## Required action
Starting with the line containing "kStrideD + (c4 >> 1);" and going on through the line containing "4; ++c) fetch_operand(0, c);", return the lines of the data below exactly, and only those.

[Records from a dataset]
+++
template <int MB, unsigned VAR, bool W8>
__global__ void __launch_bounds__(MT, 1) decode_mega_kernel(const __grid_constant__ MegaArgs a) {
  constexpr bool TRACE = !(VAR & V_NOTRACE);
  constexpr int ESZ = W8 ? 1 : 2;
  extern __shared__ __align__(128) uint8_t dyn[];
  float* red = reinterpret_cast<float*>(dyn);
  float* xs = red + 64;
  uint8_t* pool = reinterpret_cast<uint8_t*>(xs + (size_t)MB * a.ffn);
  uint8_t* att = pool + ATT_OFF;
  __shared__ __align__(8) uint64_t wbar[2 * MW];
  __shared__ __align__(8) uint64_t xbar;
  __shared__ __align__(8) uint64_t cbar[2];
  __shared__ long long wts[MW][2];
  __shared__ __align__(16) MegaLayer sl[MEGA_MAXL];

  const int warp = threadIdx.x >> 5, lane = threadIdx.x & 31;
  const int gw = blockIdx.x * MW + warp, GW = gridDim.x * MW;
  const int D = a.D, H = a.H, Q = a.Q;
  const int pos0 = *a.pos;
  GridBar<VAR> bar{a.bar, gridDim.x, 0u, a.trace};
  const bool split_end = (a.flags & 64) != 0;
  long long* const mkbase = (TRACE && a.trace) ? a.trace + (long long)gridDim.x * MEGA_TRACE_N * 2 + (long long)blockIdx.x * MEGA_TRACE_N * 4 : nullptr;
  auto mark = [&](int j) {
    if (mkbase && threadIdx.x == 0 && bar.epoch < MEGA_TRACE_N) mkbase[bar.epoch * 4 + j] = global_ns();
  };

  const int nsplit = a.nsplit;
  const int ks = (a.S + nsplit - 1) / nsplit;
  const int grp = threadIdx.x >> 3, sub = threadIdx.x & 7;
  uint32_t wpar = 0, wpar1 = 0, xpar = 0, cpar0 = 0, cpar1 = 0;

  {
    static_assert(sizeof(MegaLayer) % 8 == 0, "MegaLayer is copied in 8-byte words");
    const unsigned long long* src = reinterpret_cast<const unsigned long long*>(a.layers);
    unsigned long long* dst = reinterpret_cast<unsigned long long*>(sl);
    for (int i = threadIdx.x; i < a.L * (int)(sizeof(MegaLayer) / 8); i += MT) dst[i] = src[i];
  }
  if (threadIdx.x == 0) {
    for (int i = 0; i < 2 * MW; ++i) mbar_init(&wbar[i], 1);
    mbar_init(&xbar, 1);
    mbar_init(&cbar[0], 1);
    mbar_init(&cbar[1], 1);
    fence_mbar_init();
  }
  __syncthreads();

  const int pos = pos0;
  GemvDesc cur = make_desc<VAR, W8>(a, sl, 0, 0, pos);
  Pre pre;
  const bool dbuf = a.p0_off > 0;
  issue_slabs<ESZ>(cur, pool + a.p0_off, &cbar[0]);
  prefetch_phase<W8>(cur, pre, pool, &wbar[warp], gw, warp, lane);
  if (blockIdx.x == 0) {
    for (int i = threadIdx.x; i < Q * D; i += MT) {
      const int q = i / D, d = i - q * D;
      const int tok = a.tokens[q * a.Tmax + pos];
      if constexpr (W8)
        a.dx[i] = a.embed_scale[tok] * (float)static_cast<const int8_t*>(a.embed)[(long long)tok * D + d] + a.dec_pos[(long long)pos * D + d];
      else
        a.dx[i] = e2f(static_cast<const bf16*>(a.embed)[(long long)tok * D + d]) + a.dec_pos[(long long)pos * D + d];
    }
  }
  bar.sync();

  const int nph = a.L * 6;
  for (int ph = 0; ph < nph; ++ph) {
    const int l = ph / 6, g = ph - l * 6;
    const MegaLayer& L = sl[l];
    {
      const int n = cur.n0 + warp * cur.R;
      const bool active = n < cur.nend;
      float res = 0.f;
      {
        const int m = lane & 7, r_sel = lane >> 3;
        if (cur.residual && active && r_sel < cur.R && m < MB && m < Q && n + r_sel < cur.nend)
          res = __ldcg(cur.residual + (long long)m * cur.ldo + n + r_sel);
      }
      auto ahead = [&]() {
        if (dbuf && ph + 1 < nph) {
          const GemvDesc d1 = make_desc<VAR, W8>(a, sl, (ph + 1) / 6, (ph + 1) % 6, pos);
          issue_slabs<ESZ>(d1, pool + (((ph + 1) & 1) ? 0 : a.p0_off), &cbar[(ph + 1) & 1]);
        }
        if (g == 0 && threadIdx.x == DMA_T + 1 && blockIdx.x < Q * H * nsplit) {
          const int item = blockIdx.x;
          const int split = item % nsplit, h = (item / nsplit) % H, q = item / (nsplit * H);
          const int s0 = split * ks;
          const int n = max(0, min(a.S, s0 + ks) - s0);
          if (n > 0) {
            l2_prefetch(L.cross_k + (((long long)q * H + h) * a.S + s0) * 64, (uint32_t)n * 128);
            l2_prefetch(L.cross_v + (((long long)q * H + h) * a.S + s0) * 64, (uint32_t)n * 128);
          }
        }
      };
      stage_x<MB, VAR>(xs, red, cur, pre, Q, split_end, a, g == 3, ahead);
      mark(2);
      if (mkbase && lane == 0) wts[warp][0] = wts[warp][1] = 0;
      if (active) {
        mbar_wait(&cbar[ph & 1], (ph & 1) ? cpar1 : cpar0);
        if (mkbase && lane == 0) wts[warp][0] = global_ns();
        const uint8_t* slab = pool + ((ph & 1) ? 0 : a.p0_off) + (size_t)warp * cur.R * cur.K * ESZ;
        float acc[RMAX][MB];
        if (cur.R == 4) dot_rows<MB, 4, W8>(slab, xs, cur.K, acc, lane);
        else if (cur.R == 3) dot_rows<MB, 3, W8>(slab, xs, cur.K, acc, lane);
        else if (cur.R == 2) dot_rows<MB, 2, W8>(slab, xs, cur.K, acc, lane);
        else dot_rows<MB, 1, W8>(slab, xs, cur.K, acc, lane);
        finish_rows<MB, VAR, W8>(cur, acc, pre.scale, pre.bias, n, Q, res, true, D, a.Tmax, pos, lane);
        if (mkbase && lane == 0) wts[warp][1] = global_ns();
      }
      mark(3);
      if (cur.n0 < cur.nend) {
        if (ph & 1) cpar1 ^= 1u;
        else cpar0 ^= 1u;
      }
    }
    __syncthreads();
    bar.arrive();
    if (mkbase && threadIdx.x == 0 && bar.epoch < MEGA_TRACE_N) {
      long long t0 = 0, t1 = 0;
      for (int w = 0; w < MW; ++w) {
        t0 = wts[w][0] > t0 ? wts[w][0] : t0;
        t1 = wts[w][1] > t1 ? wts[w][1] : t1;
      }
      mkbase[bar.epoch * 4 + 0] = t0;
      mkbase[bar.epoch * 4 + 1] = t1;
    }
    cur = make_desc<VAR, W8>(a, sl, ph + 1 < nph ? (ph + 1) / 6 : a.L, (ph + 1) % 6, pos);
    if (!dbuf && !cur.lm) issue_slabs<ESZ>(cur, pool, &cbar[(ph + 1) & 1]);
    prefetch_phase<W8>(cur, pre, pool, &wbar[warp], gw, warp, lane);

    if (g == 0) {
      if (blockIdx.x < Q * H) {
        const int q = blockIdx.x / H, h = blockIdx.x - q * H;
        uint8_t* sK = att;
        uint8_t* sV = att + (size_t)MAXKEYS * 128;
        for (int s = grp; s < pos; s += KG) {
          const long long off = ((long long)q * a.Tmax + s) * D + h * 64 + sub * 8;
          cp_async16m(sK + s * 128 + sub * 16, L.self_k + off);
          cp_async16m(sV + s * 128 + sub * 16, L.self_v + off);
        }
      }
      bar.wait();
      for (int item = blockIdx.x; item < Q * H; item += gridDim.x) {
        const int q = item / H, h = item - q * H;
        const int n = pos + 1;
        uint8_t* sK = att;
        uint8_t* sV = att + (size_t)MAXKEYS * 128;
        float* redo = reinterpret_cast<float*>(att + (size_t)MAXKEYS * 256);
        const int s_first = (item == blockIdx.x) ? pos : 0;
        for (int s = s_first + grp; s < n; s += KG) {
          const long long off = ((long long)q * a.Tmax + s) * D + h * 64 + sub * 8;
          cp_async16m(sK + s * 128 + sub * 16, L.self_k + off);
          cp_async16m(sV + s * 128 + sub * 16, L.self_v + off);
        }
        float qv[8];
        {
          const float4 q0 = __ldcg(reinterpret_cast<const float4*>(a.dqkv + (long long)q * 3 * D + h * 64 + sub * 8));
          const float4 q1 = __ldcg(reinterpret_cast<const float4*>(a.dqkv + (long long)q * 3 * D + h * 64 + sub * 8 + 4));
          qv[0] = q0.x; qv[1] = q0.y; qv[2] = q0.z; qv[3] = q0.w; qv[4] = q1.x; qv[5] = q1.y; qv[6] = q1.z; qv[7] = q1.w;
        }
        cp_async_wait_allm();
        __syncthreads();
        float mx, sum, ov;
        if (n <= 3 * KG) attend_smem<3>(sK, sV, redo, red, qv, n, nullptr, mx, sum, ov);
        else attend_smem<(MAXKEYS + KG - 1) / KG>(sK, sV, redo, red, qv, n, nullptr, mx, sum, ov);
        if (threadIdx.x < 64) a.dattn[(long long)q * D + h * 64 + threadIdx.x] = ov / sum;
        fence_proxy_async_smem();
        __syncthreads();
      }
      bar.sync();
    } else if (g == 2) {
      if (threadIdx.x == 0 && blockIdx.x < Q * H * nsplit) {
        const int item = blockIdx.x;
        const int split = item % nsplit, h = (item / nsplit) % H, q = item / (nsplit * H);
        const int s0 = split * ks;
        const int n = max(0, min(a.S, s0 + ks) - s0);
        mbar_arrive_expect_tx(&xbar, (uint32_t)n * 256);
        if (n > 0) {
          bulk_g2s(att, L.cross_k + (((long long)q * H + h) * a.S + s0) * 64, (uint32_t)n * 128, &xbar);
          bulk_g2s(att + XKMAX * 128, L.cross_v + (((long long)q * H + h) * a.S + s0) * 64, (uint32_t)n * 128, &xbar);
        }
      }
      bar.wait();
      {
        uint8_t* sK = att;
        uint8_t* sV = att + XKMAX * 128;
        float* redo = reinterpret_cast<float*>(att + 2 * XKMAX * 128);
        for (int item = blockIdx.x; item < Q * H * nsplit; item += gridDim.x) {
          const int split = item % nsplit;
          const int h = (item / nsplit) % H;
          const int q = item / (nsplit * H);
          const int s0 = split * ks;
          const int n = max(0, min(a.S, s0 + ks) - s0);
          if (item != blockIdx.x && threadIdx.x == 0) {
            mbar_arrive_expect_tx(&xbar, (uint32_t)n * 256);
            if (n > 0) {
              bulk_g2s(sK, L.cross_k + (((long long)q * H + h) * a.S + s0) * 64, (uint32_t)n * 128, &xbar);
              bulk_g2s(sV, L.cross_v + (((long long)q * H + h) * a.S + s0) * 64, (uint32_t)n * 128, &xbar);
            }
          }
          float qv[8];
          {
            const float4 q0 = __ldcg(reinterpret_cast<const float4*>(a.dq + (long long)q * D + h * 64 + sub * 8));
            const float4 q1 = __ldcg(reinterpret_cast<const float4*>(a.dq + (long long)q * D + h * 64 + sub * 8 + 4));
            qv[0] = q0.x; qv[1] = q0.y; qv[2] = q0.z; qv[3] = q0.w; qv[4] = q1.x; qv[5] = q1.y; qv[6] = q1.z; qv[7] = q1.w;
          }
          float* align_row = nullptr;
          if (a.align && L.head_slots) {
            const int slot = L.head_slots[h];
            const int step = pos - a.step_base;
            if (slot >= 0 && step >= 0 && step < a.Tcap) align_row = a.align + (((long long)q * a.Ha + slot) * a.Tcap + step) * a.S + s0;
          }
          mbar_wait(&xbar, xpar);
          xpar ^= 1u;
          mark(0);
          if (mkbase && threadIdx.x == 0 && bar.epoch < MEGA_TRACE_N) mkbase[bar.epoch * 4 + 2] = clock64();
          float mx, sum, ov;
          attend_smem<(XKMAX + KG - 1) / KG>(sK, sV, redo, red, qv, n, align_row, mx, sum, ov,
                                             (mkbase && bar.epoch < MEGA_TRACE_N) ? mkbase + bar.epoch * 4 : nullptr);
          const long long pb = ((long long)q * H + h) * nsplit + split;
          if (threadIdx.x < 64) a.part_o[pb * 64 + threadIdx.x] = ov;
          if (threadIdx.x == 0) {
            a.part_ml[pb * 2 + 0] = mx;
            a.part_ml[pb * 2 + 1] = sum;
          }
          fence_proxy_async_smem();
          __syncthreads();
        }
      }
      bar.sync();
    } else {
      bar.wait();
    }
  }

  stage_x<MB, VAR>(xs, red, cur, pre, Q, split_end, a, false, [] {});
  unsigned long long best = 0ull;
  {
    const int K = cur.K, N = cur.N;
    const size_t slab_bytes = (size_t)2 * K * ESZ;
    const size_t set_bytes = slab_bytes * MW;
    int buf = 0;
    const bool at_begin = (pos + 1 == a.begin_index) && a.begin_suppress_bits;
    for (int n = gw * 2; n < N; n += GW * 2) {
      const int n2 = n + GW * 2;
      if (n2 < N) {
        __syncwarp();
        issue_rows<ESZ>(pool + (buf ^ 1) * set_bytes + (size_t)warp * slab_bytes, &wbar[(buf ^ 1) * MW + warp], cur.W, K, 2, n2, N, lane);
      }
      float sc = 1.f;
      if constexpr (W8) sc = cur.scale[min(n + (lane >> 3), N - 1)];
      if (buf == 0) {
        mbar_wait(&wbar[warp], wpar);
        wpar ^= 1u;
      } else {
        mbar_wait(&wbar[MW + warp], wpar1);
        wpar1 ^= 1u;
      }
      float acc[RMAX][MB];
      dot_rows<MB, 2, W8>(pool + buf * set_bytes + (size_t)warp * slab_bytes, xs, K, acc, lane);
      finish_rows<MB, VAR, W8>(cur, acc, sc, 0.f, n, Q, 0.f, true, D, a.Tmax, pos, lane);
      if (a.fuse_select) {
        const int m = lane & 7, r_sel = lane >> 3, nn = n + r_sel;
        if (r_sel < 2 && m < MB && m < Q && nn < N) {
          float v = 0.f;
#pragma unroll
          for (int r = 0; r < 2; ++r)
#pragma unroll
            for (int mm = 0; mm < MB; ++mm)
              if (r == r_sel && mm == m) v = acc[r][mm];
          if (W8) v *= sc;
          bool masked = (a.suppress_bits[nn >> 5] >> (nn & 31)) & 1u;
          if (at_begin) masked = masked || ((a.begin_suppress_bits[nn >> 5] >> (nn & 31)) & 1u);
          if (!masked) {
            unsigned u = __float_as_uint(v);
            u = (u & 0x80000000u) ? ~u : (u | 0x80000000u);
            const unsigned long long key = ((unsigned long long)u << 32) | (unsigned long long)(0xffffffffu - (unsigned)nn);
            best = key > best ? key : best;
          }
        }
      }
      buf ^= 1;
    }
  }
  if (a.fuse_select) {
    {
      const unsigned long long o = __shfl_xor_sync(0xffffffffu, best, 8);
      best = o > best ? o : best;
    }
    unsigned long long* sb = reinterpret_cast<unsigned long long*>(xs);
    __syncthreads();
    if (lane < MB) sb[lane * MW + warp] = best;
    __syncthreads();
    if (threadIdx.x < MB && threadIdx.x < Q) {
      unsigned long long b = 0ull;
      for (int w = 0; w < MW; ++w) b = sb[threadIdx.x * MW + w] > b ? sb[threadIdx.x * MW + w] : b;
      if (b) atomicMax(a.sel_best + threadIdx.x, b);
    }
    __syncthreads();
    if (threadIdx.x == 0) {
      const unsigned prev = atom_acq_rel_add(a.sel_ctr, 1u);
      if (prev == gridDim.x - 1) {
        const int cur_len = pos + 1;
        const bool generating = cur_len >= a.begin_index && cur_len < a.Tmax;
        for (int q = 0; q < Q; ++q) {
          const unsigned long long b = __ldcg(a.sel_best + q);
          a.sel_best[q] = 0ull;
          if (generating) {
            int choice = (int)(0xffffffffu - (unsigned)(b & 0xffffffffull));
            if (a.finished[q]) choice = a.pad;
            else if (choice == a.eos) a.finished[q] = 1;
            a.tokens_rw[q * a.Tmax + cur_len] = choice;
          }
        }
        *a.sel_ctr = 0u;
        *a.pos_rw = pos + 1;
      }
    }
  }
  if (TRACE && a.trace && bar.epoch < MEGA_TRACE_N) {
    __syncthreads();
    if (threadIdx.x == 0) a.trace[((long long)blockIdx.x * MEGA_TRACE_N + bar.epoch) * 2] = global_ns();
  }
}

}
+++
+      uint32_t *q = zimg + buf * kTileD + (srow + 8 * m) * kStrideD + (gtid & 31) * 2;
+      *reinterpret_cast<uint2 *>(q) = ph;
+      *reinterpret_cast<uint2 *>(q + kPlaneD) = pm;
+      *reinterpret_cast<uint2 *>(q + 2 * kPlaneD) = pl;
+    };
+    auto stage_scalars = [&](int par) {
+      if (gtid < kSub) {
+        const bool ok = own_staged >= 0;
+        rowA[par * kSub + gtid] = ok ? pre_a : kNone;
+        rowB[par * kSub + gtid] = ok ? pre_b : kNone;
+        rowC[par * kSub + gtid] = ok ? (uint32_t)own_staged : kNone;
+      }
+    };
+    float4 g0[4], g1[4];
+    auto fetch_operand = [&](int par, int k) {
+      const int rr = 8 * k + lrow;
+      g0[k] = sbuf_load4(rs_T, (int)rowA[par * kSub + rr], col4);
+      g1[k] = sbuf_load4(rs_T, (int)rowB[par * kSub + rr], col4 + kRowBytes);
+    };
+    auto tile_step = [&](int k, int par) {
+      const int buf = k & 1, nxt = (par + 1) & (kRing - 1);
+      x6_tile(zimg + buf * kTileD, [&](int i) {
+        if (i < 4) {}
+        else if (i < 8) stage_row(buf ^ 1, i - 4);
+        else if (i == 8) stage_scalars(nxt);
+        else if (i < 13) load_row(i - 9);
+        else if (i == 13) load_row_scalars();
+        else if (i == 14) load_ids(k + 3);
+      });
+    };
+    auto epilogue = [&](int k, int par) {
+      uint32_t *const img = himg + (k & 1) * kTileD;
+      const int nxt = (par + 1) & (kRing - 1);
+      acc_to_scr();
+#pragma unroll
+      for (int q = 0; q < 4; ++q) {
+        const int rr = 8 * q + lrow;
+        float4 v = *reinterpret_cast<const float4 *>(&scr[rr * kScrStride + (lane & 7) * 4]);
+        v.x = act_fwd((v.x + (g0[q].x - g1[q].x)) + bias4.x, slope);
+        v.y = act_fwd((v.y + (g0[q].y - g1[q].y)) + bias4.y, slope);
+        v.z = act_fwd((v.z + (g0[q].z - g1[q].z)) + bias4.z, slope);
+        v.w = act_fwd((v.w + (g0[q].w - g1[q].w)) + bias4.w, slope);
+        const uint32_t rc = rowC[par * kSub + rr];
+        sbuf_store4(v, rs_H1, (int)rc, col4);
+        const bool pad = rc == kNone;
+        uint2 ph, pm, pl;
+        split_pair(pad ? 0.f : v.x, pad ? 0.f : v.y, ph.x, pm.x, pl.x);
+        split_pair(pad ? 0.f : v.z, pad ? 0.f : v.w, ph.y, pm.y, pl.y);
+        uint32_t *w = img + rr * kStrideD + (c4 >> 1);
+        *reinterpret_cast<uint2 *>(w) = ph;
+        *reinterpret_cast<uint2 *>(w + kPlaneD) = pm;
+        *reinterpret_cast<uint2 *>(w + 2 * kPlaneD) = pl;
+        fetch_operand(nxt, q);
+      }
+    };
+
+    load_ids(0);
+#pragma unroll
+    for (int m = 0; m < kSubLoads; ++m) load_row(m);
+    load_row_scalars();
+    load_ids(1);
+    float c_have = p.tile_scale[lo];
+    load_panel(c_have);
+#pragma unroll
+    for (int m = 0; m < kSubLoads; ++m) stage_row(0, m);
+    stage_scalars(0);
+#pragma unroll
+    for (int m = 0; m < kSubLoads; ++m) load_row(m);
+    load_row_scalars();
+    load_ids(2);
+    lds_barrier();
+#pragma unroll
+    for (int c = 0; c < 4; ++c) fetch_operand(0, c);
+++
## Output below
+        uint32_t *w = img + rr * kStrideD + (c4 >> 1);
+        *reinterpret_cast<uint2 *>(w) = ph;
+        *reinterpret_cast<uint2 *>(w + kPlaneD) = pm;
+        *reinterpret_cast<uint2 *>(w + 2 * kPlaneD) = pl;
+        fetch_operand(nxt, q);
+      }
+    };
+
+    load_ids(0);
+#pragma unroll
+    for (int m = 0; m < kSubLoads; ++m) load_row(m);
+    load_row_scalars();
+    load_ids(1);
+    float c_have = p.tile_scale[lo];
+    load_panel(c_have);
+#pragma unroll
+    for (int m = 0; m < kSubLoads; ++m) stage_row(0, m);
+    stage_scalars(0);
+#pragma unroll
+    for (int m = 0; m < kSubLoads; ++m) load_row(m);
+    load_row_scalars();
+    load_ids(2);
+    lds_barrier();
+#pragma unroll
+    for (int c = 0; c < 4; ++c) fetch_operand(0, c);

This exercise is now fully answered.